- [Directions] Copy every line in the listing that contains "scaled".

:::::

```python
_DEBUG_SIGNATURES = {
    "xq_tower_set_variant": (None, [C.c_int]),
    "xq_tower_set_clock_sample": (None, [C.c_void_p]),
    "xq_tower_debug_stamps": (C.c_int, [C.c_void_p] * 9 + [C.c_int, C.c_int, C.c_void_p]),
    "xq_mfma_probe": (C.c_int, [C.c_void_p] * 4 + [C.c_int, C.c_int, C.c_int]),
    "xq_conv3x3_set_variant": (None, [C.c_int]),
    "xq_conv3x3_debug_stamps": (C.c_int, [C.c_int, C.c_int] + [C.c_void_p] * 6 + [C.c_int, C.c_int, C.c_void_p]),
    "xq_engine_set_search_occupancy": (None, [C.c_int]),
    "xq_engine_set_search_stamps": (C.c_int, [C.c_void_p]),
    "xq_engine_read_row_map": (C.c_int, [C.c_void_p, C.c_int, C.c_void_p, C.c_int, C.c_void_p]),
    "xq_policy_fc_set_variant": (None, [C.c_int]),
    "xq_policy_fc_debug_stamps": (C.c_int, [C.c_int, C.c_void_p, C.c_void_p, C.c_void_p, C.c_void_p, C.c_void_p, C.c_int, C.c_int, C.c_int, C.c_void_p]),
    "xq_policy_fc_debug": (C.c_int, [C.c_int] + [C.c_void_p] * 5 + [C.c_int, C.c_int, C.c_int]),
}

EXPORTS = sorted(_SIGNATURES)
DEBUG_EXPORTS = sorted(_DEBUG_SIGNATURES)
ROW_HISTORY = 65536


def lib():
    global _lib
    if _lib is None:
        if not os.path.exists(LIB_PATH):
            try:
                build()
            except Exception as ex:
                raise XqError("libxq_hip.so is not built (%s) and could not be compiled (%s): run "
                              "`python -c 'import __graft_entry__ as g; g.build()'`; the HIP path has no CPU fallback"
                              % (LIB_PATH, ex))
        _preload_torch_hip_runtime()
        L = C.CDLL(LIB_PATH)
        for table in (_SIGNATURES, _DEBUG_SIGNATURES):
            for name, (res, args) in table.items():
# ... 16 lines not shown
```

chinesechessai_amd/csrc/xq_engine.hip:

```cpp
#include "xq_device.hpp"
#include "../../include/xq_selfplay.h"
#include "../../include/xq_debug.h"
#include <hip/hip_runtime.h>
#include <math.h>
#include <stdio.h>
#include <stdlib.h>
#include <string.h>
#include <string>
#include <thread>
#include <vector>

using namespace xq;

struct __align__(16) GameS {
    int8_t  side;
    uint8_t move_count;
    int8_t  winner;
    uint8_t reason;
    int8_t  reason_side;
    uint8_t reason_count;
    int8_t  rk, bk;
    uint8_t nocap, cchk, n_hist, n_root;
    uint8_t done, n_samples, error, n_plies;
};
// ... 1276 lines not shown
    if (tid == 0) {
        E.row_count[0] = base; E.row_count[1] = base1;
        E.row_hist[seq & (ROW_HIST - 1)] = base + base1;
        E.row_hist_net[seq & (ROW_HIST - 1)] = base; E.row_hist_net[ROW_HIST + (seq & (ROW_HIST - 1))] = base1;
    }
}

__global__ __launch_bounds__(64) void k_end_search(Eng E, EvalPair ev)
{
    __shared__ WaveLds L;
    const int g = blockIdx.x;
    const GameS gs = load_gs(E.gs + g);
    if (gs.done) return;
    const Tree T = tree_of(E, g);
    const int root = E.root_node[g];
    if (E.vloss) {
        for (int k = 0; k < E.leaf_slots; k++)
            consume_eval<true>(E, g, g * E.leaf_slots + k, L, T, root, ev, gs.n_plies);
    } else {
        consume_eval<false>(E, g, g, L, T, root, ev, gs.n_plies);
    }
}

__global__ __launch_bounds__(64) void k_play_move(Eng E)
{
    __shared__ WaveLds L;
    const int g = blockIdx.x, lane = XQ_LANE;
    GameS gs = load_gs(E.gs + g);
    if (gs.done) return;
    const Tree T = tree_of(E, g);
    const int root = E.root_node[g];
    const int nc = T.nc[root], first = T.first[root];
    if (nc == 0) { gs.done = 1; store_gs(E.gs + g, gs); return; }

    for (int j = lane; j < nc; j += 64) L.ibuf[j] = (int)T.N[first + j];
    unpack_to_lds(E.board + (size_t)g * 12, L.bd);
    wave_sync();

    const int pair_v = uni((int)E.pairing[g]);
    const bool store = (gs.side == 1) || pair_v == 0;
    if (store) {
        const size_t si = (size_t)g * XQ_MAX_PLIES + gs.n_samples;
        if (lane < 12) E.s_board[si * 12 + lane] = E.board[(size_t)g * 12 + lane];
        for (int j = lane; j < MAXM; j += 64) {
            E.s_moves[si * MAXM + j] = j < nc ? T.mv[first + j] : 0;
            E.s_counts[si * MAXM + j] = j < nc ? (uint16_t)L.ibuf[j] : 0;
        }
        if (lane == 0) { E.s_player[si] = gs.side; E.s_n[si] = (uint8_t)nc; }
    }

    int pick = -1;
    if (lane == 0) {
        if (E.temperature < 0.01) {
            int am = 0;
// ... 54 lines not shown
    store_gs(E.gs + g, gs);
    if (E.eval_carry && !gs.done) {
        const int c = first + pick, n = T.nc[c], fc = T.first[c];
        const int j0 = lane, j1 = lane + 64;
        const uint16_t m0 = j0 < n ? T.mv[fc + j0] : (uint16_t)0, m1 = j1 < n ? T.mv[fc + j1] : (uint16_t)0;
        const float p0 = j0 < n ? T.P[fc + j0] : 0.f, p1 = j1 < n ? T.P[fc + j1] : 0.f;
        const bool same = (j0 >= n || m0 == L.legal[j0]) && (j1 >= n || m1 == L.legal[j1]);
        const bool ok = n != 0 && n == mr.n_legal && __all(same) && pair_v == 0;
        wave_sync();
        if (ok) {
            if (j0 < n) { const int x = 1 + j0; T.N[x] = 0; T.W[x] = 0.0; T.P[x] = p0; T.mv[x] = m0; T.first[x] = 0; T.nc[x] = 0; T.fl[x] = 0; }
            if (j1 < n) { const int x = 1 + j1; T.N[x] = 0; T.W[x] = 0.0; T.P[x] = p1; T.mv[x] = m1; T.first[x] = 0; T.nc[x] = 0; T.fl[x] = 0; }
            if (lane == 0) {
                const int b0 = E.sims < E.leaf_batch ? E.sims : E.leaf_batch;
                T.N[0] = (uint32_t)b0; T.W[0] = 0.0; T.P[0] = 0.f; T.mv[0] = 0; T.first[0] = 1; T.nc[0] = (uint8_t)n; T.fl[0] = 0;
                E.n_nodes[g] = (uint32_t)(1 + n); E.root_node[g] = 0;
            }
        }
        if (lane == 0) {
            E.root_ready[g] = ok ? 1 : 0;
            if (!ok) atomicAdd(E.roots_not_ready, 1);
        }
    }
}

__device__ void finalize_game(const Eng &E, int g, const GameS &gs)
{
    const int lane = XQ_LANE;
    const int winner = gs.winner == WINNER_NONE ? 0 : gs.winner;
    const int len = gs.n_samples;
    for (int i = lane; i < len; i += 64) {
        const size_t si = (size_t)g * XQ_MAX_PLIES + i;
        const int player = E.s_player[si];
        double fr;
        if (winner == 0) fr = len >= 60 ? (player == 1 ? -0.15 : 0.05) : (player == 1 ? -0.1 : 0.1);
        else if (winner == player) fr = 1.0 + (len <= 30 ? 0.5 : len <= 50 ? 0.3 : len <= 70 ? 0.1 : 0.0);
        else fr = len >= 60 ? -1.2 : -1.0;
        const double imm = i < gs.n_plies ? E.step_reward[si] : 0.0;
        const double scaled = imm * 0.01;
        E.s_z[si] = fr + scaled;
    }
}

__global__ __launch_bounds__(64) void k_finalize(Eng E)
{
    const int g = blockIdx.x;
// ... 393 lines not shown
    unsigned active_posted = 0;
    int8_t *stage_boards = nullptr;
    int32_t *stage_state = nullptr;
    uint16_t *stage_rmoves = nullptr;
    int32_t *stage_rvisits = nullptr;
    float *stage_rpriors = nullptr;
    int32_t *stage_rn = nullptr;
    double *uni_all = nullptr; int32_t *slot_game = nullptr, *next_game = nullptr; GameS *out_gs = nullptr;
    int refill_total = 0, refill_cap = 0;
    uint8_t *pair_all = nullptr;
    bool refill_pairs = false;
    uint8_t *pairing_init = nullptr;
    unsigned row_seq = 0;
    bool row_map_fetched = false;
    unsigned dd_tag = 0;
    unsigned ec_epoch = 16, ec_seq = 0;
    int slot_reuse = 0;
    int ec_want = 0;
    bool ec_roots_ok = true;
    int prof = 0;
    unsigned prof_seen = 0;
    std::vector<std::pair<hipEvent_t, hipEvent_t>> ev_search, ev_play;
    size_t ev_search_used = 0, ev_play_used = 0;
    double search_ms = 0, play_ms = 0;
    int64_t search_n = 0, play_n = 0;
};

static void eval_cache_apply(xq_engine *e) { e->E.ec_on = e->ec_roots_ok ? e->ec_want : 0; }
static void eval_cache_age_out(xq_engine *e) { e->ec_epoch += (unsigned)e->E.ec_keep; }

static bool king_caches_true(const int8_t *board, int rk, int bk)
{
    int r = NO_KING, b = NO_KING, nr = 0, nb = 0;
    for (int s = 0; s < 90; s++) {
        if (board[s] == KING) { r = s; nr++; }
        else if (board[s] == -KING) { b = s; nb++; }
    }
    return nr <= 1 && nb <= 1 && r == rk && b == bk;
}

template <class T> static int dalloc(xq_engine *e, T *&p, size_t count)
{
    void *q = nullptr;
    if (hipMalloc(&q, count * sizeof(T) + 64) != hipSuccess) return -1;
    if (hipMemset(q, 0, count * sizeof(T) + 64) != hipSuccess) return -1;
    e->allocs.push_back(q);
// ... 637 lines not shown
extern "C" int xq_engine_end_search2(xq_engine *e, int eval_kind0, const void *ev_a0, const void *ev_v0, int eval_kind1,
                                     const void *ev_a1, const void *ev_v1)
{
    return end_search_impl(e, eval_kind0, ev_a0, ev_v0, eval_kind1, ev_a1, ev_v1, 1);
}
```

:::::

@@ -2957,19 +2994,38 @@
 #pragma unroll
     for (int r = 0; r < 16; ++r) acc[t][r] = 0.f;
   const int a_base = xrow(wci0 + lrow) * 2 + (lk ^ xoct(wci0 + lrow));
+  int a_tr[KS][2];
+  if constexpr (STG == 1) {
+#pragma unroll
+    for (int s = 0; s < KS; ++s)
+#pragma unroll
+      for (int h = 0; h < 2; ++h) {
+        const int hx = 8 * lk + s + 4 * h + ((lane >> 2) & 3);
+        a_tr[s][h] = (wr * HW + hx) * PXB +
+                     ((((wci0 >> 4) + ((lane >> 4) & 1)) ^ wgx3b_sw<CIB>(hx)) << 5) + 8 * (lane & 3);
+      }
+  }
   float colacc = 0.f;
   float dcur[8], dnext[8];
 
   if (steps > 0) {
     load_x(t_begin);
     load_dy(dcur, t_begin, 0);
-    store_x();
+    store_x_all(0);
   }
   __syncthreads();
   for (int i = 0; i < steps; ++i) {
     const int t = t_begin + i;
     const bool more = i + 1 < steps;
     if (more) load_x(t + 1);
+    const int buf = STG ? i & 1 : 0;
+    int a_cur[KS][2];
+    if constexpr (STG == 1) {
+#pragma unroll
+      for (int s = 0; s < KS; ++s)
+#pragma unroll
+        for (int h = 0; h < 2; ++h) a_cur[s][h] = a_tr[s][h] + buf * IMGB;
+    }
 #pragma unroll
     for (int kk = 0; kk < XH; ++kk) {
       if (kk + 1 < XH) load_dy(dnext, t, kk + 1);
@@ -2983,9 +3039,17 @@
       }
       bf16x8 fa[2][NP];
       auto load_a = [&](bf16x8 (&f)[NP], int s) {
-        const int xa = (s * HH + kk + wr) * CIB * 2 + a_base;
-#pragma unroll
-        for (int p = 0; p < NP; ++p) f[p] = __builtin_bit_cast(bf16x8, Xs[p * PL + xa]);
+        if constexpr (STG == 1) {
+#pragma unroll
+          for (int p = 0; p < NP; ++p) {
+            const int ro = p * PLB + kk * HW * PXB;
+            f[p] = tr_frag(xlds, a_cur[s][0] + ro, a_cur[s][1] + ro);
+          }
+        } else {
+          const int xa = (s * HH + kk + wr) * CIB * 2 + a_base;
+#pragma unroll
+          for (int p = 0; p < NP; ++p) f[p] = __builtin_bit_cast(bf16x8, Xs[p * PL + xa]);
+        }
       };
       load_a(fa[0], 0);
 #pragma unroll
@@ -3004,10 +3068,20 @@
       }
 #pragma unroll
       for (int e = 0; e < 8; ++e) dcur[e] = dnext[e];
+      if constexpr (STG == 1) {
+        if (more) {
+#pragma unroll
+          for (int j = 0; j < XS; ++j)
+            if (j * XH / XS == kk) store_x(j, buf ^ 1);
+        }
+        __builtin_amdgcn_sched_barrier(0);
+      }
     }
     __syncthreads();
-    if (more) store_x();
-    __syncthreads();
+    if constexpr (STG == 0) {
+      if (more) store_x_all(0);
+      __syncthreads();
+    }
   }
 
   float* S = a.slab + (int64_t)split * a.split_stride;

:::::

- [Expected answer]
        const double scaled = imm * 0.01;
        E.s_z[si] = fr + scaled;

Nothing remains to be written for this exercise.